▶ WHAT YOU NEED TO DO: A complete, word-for-word restatement of the entries is needed.

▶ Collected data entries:
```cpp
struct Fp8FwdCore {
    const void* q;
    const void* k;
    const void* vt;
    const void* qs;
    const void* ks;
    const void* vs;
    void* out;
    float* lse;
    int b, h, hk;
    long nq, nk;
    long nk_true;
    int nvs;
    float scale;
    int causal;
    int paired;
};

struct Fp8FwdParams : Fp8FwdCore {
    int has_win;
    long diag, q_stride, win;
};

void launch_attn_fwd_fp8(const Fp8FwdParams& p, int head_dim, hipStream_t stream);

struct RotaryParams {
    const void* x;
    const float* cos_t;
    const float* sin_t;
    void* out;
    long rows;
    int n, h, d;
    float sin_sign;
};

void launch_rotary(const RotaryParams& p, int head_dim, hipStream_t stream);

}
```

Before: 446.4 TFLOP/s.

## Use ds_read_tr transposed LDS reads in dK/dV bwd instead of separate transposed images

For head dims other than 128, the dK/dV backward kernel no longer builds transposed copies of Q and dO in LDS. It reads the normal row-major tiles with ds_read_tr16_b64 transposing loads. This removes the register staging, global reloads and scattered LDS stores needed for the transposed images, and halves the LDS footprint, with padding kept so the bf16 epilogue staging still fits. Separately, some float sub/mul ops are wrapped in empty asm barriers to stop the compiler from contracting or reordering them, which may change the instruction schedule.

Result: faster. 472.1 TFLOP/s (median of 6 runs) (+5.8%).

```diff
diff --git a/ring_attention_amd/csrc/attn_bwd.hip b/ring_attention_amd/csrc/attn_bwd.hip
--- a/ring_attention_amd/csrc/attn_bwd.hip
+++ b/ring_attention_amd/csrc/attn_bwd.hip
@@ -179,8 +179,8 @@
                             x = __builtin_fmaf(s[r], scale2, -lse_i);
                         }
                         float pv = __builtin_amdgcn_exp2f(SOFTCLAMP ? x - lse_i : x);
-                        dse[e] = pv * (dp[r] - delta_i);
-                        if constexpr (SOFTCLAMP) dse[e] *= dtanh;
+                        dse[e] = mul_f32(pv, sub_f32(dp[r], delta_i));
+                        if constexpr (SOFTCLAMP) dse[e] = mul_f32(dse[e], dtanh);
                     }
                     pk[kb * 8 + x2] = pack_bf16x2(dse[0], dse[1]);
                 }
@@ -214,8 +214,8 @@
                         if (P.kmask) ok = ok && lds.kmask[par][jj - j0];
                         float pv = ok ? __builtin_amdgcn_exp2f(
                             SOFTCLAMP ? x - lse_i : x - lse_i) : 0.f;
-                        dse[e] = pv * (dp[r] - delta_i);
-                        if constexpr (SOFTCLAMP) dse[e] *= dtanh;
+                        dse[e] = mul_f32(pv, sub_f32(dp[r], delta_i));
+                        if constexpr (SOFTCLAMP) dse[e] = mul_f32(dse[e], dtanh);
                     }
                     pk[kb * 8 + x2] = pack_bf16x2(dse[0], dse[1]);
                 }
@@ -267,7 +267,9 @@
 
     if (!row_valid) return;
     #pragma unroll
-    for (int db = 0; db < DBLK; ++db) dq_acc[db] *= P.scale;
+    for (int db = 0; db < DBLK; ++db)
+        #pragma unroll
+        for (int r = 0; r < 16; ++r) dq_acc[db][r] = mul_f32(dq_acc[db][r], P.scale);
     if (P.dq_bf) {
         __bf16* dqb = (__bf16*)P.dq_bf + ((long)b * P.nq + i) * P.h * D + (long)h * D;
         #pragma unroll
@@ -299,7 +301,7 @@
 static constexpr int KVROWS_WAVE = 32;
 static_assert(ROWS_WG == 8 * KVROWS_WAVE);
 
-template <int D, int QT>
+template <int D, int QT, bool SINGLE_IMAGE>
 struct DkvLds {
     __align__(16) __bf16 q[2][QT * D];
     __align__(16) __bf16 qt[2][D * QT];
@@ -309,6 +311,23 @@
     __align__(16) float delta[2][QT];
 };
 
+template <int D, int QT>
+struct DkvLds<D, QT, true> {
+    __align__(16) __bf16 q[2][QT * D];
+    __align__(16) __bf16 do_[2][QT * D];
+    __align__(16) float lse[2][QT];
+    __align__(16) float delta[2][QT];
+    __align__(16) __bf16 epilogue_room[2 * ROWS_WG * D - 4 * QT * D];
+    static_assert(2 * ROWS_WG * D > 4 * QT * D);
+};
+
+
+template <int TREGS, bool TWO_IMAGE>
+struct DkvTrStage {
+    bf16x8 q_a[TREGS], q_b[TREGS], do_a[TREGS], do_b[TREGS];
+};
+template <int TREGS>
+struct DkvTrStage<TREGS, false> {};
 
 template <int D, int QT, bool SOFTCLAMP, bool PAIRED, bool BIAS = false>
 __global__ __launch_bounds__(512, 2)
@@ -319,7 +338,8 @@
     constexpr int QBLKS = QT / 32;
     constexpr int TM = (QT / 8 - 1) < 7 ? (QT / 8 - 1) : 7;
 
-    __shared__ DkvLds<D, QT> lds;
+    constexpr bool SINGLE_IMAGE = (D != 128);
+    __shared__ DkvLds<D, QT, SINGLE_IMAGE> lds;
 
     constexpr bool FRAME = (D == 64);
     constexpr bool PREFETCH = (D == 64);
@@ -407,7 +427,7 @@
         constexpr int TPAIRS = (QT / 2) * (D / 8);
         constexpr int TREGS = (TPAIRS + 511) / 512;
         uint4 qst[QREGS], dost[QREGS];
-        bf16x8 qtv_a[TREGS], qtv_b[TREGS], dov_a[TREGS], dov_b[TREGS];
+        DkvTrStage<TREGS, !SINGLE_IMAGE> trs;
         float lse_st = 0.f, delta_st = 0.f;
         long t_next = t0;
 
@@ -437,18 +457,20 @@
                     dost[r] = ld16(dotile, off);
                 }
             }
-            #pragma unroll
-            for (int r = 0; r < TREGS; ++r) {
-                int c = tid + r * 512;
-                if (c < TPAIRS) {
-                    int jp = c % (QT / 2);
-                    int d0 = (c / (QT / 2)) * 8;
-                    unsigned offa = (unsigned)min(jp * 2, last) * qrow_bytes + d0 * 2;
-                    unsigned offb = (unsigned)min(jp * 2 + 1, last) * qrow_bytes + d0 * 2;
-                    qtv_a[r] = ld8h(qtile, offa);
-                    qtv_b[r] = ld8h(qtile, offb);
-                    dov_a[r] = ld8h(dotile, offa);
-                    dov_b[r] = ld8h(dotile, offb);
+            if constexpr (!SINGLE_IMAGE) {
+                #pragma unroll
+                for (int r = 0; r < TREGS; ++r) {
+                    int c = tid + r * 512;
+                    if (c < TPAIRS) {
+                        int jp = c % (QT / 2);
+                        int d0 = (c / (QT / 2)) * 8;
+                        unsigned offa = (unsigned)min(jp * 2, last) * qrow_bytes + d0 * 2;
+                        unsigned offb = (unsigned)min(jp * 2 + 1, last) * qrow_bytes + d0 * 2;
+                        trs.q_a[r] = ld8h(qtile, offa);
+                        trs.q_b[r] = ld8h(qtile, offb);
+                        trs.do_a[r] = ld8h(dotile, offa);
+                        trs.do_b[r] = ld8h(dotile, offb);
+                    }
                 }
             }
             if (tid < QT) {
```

▶ RESPONSE AREA:
```cpp
struct Fp8FwdCore {
    const void* q;
    const void* k;
    const void* vt;
    const void* qs;
    const void* ks;
    const void* vs;
    void* out;
    float* lse;
    int b, h, hk;
    long nq, nk;
    long nk_true;
    int nvs;
    float scale;
    int causal;
    int paired;
};

struct Fp8FwdParams : Fp8FwdCore {
    int has_win;
    long diag, q_stride, win;
};

void launch_attn_fwd_fp8(const Fp8FwdParams& p, int head_dim, hipStream_t stream);

struct RotaryParams {
    const void* x;
    const float* cos_t;
    const float* sin_t;
    void* out;
    long rows;
    int n, h, d;
    float sin_sign;
};

void launch_rotary(const RotaryParams& p, int head_dim, hipStream_t stream);

}
```

Before: 446.4 TFLOP/s.

## Use ds_read_tr transposed LDS reads in dK/dV bwd instead of separate transposed images

For head dims other than 128, the dK/dV backward kernel no longer builds transposed copies of Q and dO in LDS. It reads the normal row-major tiles with ds_read_tr16_b64 transposing loads. This removes the register staging, global reloads and scattered LDS stores needed for the transposed images, and halves the LDS footprint, with padding kept so the bf16 epilogue staging still fits. Separately, some float sub/mul ops are wrapped in empty asm barriers to stop the compiler from contracting or reordering them, which may change the instruction schedule.

Result: faster. 472.1 TFLOP/s (median of 6 runs) (+5.8%).

```diff
diff --git a/ring_attention_amd/csrc/attn_bwd.hip b/ring_attention_amd/csrc/attn_bwd.hip
--- a/ring_attention_amd/csrc/attn_bwd.hip
+++ b/ring_attention_amd/csrc/attn_bwd.hip
@@ -179,8 +179,8 @@
                             x = __builtin_fmaf(s[r], scale2, -lse_i);
                         }
                         float pv = __builtin_amdgcn_exp2f(SOFTCLAMP ? x - lse_i : x);
-                        dse[e] = pv * (dp[r] - delta_i);
-                        if constexpr (SOFTCLAMP) dse[e] *= dtanh;
+                        dse[e] = mul_f32(pv, sub_f32(dp[r], delta_i));
+                        if constexpr (SOFTCLAMP) dse[e] = mul_f32(dse[e], dtanh);
                     }
                     pk[kb * 8 + x2] = pack_bf16x2(dse[0], dse[1]);
                 }
@@ -214,8 +214,8 @@
                         if (P.kmask) ok = ok && lds.kmask[par][jj - j0];
                         float pv = ok ? __builtin_amdgcn_exp2f(
                             SOFTCLAMP ? x - lse_i : x - lse_i) : 0.f;
-                        dse[e] = pv * (dp[r] - delta_i);
-                        if constexpr (SOFTCLAMP) dse[e] *= dtanh;
+                        dse[e] = mul_f32(pv, sub_f32(dp[r], delta_i));
+                        if constexpr (SOFTCLAMP) dse[e] = mul_f32(dse[e], dtanh);
                     }
                     pk[kb * 8 + x2] = pack_bf16x2(dse[0], dse[1]);
                 }
@@ -267,7 +267,9 @@
 
     if (!row_valid) return;
     #pragma unroll
-    for (int db = 0; db < DBLK; ++db) dq_acc[db] *= P.scale;
+    for (int db = 0; db < DBLK; ++db)
+        #pragma unroll
+        for (int r = 0; r < 16; ++r) dq_acc[db][r] = mul_f32(dq_acc[db][r], P.scale);
     if (P.dq_bf) {
         __bf16* dqb = (__bf16*)P.dq_bf + ((long)b * P.nq + i) * P.h * D + (long)h * D;
         #pragma unroll
@@ -299,7 +301,7 @@
 static constexpr int KVROWS_WAVE = 32;
 static_assert(ROWS_WG == 8 * KVROWS_WAVE);
 
-template <int D, int QT>
+template <int D, int QT, bool SINGLE_IMAGE>
 struct DkvLds {
     __align__(16) __bf16 q[2][QT * D];
     __align__(16) __bf16 qt[2][D * QT];
@@ -309,6 +311,23 @@
     __align__(16) float delta[2][QT];
 };
 
+template <int D, int QT>
+struct DkvLds<D, QT, true> {
+    __align__(16) __bf16 q[2][QT * D];
+    __align__(16) __bf16 do_[2][QT * D];
+    __align__(16) float lse[2][QT];
+    __align__(16) float delta[2][QT];
+    __align__(16) __bf16 epilogue_room[2 * ROWS_WG * D - 4 * QT * D];
+    static_assert(2 * ROWS_WG * D > 4 * QT * D);
+};
+
+
+template <int TREGS, bool TWO_IMAGE>
+struct DkvTrStage {
+    bf16x8 q_a[TREGS], q_b[TREGS], do_a[TREGS], do_b[TREGS];
+};
+template <int TREGS>
+struct DkvTrStage<TREGS, false> {};
 
 template <int D, int QT, bool SOFTCLAMP, bool PAIRED, bool BIAS = false>
 __global__ __launch_bounds__(512, 2)
@@ -319,7 +338,8 @@
     constexpr int QBLKS = QT / 32;
     constexpr int TM = (QT / 8 - 1) < 7 ? (QT / 8 - 1) : 7;
 
-    __shared__ DkvLds<D, QT> lds;
+    constexpr bool SINGLE_IMAGE = (D != 128);
+    __shared__ DkvLds<D, QT, SINGLE_IMAGE> lds;
 
     constexpr bool FRAME = (D == 64);
     constexpr bool PREFETCH = (D == 64);
@@ -407,7 +427,7 @@
         constexpr int TPAIRS = (QT / 2) * (D / 8);
         constexpr int TREGS = (TPAIRS + 511) / 512;
         uint4 qst[QREGS], dost[QREGS];
-        bf16x8 qtv_a[TREGS], qtv_b[TREGS], dov_a[TREGS], dov_b[TREGS];
+        DkvTrStage<TREGS, !SINGLE_IMAGE> trs;
         float lse_st = 0.f, delta_st = 0.f;
         long t_next = t0;
 
@@ -437,18 +457,20 @@
                     dost[r] = ld16(dotile, off);
                 }
             }
-            #pragma unroll
-            for (int r = 0; r < TREGS; ++r) {
-                int c = tid + r * 512;
-                if (c < TPAIRS) {
-                    int jp = c % (QT / 2);
-                    int d0 = (c / (QT / 2)) * 8;
-                    unsigned offa = (unsigned)min(jp * 2, last) * qrow_bytes + d0 * 2;
-                    unsigned offb = (unsigned)min(jp * 2 + 1, last) * qrow_bytes + d0 * 2;
-                    qtv_a[r] = ld8h(qtile, offa);
-                    qtv_b[r] = ld8h(qtile, offb);
-                    dov_a[r] = ld8h(dotile, offa);
-                    dov_b[r] = ld8h(dotile, offb);
+            if constexpr (!SINGLE_IMAGE) {
+                #pragma unroll
+                for (int r = 0; r < TREGS; ++r) {
+                    int c = tid + r * 512;
+                    if (c < TPAIRS) {
+                        int jp = c % (QT / 2);
+                        int d0 = (c / (QT / 2)) * 8;
+                        unsigned offa = (unsigned)min(jp * 2, last) * qrow_bytes + d0 * 2;
+                        unsigned offb = (unsigned)min(jp * 2 + 1, last) * qrow_bytes + d0 * 2;
+                        trs.q_a[r] = ld8h(qtile, offa);
+                        trs.q_b[r] = ld8h(qtile, offb);
+                        trs.do_a[r] = ld8h(dotile, offa);
+                        trs.do_b[r] = ld8h(dotile, offb);
+                    }
                 }
             }
             if (tid < QT) {
```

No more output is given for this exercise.